======== RECORDS PROVIDED

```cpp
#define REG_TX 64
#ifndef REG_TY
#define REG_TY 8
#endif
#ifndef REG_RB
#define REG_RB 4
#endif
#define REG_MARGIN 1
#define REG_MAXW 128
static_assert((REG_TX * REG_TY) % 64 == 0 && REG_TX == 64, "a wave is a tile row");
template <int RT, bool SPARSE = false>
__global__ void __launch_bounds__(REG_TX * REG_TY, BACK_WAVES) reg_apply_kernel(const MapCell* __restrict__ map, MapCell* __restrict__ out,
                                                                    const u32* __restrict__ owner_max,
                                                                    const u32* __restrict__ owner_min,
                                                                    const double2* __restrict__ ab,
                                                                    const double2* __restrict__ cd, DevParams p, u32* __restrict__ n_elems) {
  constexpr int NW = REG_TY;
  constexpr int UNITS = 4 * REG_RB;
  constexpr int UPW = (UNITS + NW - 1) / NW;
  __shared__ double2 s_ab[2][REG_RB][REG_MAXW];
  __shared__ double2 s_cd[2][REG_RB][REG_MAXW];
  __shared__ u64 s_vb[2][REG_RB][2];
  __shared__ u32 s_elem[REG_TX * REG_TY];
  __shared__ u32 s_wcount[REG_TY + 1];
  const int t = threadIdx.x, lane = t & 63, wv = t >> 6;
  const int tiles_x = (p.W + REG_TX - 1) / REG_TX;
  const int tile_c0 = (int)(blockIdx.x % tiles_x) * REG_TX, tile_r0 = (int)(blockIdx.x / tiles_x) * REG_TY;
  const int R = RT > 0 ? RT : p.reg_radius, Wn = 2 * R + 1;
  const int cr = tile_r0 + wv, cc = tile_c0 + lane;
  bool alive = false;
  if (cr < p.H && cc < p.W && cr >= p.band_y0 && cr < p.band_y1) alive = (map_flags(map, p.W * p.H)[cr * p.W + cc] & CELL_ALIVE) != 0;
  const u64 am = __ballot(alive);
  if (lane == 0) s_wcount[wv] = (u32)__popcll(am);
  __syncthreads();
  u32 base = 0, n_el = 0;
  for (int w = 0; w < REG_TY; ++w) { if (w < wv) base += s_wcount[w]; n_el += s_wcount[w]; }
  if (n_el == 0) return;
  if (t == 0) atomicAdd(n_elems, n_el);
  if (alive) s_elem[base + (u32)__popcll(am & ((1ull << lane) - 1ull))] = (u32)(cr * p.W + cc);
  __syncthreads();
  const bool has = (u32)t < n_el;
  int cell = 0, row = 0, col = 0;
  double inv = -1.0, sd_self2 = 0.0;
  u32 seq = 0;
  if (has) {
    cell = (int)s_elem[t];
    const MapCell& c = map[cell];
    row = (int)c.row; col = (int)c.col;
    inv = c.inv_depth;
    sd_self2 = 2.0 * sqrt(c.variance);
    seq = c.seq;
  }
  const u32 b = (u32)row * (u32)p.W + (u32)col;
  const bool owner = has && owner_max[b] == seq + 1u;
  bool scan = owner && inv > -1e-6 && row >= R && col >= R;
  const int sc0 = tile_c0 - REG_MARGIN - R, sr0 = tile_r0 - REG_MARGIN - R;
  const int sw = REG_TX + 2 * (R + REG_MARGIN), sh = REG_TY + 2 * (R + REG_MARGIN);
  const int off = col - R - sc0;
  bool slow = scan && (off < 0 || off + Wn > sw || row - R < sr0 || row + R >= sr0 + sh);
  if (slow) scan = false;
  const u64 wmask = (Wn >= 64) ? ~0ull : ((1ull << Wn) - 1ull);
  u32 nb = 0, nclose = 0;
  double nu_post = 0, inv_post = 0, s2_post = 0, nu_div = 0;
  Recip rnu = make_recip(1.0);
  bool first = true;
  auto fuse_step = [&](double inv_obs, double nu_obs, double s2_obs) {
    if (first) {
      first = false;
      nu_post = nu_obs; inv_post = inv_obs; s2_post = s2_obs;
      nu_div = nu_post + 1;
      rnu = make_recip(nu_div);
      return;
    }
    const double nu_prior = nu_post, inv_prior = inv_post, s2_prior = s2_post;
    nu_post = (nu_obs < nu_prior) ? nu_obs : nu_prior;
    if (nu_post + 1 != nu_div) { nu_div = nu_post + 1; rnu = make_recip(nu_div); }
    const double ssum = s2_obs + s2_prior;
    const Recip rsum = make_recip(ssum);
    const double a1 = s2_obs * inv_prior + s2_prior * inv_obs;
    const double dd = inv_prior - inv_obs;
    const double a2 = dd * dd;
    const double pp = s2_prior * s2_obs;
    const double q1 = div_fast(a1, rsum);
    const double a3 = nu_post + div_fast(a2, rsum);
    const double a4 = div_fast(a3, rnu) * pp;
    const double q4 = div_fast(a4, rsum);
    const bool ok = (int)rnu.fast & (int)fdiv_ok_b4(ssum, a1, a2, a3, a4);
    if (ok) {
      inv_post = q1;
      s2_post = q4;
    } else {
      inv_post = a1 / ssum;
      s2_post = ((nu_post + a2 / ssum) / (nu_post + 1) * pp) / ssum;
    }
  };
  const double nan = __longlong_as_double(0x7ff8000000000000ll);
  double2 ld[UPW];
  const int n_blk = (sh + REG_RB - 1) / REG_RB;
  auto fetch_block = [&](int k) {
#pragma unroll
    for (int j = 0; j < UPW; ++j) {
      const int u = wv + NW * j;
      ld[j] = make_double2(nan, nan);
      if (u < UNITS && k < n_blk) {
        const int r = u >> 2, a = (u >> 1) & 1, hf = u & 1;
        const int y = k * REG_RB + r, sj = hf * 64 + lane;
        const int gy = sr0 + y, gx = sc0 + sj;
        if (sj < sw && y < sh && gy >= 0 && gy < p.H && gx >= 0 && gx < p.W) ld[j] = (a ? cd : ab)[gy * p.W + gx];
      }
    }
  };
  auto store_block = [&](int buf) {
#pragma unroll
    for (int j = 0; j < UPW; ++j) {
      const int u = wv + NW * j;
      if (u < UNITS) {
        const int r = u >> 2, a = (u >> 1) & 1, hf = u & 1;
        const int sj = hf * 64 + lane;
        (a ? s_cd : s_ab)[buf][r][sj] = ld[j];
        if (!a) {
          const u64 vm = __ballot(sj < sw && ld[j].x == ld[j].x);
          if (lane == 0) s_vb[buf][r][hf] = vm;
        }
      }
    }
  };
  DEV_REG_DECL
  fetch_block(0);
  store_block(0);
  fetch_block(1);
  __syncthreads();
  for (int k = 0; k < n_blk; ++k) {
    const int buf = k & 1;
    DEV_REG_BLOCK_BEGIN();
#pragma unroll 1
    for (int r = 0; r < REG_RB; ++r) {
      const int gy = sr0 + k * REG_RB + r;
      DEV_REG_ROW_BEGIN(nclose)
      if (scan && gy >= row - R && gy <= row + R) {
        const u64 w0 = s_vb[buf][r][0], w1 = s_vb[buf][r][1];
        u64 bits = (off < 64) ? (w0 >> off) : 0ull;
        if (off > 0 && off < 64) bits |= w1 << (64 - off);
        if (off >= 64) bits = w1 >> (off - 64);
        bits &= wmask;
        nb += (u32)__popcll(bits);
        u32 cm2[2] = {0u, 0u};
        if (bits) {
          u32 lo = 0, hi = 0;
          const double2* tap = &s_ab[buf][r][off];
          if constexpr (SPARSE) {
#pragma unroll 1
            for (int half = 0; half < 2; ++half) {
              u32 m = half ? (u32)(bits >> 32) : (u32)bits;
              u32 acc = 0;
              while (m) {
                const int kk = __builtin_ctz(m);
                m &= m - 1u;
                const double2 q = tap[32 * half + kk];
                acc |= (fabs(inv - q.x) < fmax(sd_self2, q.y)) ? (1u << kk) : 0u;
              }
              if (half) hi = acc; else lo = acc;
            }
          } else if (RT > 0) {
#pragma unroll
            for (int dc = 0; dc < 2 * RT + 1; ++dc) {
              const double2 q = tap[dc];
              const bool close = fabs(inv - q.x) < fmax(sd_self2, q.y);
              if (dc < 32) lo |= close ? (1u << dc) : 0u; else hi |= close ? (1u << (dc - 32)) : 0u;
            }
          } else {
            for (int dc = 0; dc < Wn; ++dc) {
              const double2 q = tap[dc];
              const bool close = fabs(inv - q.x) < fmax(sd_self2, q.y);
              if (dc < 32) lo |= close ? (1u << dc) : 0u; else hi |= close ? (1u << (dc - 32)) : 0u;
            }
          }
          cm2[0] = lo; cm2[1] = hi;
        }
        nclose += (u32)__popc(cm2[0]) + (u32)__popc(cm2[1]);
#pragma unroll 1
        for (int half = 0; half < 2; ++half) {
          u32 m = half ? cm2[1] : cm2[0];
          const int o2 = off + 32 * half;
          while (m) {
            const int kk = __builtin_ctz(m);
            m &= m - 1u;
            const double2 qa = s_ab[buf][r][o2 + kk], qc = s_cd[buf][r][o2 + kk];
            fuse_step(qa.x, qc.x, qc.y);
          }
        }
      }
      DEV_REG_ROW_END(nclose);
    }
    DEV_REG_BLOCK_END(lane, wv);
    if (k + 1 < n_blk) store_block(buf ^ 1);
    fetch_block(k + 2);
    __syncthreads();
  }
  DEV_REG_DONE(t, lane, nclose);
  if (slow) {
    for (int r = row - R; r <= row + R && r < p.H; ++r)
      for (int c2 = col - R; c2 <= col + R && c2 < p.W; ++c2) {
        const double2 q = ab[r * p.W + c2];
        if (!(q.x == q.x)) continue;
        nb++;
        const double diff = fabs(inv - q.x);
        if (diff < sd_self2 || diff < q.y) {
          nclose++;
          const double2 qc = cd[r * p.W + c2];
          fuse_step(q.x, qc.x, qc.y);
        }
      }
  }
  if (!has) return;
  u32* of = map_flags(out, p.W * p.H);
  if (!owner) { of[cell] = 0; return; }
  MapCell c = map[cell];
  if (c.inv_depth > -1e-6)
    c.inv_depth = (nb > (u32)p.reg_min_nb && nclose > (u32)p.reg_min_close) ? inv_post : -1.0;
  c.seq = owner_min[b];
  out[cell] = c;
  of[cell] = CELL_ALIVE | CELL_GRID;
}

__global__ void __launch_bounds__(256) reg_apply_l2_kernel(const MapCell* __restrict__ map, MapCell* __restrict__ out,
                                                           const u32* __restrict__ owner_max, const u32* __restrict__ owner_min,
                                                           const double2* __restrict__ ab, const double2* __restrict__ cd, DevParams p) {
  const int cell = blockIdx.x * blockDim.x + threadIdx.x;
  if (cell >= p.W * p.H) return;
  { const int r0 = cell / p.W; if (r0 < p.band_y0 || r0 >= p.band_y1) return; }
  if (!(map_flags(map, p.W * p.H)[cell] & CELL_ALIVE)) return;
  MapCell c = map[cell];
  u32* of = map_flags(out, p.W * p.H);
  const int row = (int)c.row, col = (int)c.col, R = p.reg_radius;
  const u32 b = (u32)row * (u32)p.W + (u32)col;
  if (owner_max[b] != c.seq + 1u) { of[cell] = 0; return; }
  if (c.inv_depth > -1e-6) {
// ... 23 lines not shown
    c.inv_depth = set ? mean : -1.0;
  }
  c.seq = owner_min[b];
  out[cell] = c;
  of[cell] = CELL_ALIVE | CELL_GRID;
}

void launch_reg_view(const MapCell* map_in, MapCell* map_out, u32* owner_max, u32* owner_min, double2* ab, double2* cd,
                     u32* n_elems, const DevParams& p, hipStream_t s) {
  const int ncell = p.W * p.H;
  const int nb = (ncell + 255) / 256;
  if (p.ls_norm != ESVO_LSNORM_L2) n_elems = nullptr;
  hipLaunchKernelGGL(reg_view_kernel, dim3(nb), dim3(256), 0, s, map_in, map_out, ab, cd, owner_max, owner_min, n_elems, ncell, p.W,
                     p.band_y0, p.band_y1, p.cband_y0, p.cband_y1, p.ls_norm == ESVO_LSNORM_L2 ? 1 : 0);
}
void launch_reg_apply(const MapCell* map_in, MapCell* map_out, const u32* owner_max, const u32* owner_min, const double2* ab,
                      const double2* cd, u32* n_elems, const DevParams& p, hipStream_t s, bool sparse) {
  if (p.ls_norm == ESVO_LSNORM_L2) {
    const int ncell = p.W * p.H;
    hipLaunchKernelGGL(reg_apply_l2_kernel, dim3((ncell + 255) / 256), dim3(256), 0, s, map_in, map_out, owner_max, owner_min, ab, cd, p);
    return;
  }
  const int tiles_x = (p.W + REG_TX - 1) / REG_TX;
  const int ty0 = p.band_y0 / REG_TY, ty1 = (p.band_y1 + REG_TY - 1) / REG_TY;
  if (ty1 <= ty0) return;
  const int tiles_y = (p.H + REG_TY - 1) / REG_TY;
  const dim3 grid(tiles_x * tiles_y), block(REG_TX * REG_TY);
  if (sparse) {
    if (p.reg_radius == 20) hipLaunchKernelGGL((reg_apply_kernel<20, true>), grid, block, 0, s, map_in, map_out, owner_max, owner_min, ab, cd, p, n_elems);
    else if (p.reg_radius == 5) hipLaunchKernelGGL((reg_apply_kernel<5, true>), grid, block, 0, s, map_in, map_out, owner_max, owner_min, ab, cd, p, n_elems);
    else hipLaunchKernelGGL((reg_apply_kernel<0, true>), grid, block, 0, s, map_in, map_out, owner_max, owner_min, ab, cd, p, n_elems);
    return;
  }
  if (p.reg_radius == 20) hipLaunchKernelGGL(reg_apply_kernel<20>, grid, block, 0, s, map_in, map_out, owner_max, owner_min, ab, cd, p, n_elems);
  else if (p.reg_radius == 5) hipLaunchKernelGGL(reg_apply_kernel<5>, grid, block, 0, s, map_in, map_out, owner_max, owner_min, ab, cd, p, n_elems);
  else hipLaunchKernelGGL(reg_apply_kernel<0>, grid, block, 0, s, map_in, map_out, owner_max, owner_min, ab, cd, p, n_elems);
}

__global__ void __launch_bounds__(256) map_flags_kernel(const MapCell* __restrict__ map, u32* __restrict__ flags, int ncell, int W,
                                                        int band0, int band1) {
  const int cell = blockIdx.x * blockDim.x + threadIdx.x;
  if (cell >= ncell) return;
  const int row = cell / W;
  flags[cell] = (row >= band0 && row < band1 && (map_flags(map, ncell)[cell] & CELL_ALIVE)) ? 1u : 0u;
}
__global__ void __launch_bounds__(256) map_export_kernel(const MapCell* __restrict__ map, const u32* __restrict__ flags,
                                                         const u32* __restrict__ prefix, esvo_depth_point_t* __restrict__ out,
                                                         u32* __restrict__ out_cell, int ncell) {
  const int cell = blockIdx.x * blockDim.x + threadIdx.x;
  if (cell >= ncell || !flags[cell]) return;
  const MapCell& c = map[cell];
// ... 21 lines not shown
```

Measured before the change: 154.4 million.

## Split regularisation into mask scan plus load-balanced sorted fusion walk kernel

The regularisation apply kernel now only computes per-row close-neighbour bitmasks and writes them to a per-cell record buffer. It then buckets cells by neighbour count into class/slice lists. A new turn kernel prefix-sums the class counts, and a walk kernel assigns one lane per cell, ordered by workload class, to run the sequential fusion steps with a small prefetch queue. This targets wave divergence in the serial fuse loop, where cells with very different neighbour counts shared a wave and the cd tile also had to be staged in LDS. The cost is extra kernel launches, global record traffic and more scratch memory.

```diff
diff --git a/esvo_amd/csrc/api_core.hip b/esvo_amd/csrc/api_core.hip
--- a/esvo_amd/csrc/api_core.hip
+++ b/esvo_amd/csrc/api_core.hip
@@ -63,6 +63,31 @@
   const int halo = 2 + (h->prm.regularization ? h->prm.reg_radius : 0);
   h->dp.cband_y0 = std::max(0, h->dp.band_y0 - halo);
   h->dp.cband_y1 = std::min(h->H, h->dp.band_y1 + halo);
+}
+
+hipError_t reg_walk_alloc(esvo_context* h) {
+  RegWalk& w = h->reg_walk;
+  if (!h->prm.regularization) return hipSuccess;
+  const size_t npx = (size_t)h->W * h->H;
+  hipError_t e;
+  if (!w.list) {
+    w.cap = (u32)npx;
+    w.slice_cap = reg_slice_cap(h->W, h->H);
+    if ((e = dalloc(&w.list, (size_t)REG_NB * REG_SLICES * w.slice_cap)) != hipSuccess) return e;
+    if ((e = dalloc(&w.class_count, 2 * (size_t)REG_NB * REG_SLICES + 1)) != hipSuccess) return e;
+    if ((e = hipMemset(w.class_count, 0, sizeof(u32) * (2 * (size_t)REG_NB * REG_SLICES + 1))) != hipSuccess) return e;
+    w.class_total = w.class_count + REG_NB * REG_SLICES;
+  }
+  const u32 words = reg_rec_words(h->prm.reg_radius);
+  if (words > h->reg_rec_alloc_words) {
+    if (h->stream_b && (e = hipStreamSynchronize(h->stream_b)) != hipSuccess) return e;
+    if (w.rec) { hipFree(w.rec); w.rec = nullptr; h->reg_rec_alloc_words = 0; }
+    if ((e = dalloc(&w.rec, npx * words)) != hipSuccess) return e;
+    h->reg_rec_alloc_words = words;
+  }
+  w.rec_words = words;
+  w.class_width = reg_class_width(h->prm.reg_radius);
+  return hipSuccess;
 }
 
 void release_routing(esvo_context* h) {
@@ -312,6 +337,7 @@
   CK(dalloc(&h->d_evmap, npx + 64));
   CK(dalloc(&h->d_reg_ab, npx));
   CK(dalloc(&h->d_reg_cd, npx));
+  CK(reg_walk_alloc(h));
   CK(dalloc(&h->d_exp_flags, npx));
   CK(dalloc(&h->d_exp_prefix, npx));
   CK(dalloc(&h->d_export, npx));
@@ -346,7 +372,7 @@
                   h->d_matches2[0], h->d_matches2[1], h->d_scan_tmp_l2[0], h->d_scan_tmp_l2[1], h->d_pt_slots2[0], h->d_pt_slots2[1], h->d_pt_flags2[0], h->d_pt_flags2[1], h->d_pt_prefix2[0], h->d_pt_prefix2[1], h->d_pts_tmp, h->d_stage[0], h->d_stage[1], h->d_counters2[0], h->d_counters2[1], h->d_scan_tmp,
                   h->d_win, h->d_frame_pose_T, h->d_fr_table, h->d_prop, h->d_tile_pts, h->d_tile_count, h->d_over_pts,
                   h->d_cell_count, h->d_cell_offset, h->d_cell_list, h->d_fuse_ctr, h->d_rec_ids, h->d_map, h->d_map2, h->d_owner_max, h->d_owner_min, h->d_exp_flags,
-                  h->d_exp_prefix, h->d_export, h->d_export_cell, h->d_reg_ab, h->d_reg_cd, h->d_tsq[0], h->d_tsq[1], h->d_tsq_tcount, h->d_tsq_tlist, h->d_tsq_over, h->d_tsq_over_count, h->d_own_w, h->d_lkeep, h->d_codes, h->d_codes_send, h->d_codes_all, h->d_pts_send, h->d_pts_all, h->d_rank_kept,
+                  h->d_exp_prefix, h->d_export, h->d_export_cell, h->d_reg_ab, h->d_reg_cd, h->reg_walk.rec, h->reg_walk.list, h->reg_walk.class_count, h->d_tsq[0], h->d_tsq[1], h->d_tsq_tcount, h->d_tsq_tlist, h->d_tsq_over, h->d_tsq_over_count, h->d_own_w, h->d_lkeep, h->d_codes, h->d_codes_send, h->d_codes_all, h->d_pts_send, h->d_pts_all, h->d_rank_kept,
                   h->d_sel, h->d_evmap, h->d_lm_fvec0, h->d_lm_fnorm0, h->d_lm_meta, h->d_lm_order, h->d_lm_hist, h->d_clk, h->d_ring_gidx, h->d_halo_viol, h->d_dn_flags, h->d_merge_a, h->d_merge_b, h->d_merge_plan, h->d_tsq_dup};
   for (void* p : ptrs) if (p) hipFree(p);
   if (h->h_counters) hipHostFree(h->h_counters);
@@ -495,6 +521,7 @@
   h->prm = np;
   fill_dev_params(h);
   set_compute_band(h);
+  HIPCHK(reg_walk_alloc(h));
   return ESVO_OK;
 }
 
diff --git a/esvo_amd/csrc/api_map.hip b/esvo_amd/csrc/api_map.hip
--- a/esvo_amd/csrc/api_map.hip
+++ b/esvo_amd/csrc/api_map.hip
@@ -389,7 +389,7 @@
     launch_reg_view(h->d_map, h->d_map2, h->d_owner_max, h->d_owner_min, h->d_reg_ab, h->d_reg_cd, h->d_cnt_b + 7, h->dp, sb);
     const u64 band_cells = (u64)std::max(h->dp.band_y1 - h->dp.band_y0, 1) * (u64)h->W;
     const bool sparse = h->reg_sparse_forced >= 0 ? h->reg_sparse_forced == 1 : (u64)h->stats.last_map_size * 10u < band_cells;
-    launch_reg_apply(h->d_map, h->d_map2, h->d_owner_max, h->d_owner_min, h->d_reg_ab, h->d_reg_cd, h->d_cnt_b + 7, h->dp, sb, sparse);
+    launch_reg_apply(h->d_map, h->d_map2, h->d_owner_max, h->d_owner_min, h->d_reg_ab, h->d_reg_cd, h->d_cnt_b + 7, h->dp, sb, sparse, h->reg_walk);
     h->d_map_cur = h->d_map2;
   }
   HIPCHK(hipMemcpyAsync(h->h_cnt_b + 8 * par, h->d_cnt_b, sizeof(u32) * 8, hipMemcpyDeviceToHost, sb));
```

================
======== RECORDS PROVIDED

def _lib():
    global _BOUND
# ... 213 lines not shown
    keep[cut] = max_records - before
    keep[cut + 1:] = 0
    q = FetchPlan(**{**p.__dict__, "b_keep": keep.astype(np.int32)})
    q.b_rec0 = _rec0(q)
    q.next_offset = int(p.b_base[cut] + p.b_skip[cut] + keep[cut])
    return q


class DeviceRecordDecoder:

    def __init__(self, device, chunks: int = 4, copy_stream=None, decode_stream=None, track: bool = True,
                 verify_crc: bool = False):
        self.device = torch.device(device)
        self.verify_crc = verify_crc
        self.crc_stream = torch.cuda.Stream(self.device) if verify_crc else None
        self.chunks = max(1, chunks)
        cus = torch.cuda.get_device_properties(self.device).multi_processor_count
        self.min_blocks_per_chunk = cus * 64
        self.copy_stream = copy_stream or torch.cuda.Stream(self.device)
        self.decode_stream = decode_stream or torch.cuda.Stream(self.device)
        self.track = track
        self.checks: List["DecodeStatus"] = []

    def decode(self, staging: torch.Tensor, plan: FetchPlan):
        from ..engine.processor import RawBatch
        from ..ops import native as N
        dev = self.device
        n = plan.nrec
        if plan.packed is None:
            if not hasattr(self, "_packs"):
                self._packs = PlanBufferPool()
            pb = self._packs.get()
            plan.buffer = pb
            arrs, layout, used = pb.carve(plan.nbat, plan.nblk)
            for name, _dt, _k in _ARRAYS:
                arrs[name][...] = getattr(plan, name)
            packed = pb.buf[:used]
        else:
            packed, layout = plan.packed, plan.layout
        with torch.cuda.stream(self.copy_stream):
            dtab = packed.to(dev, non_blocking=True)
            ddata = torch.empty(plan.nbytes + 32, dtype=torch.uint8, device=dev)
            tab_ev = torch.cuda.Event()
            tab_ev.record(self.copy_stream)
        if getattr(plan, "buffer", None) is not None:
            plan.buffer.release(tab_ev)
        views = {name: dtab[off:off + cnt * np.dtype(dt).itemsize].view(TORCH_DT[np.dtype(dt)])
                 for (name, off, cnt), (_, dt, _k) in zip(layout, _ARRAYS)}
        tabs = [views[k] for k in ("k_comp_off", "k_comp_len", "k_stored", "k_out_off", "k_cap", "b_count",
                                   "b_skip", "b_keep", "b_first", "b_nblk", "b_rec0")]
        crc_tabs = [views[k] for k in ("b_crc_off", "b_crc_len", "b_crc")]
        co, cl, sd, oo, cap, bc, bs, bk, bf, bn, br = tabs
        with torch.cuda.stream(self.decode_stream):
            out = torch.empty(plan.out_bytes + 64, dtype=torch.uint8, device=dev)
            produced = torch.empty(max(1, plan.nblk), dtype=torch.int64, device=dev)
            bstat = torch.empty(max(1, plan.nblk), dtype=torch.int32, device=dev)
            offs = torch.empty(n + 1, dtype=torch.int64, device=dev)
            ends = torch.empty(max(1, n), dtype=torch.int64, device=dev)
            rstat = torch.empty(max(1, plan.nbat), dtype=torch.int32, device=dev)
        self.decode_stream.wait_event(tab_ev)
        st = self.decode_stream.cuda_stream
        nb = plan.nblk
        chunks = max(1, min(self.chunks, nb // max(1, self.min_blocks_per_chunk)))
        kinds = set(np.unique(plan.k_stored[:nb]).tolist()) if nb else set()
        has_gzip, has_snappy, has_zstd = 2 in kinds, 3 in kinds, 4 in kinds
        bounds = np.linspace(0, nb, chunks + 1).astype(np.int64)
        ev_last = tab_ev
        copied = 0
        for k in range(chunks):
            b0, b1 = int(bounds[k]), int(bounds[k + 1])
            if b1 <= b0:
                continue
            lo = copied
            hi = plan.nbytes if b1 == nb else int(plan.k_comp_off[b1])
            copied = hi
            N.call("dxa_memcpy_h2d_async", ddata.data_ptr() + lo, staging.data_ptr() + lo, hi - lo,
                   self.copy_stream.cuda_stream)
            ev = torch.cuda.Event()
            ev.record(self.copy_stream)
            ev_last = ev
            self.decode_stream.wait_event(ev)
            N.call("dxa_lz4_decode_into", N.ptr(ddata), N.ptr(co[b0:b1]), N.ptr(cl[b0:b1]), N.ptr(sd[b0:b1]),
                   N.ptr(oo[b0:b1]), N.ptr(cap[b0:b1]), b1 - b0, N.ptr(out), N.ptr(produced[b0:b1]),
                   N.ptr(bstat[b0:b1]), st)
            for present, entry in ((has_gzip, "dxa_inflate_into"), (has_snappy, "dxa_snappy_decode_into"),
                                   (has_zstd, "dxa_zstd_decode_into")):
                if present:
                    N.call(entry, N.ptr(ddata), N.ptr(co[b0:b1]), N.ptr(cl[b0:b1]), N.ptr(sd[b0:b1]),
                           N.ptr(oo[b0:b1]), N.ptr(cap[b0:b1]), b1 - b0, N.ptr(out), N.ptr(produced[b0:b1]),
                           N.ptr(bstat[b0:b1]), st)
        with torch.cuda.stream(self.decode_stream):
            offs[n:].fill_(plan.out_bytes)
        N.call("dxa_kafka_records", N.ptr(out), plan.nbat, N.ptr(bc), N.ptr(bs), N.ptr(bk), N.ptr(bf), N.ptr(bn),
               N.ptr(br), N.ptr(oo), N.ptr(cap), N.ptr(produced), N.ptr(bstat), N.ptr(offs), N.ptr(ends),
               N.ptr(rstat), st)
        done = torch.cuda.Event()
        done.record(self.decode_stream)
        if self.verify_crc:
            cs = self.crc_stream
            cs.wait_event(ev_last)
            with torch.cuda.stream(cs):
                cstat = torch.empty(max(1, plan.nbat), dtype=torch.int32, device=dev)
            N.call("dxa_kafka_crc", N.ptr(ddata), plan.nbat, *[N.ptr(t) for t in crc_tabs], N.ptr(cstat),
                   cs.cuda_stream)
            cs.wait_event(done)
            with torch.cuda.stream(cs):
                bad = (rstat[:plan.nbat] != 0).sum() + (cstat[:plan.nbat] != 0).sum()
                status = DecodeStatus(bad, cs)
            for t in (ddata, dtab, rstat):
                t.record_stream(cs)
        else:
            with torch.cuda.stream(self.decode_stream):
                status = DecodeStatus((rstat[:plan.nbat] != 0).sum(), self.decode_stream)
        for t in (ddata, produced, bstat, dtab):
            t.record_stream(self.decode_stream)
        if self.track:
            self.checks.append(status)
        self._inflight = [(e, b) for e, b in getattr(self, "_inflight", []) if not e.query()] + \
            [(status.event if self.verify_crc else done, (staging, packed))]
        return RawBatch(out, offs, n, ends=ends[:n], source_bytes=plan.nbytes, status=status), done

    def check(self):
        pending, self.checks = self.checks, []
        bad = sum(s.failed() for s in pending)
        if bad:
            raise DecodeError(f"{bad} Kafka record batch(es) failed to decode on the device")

================

Your answer should be one number: how many lines in the material hold the string "dalloc".

9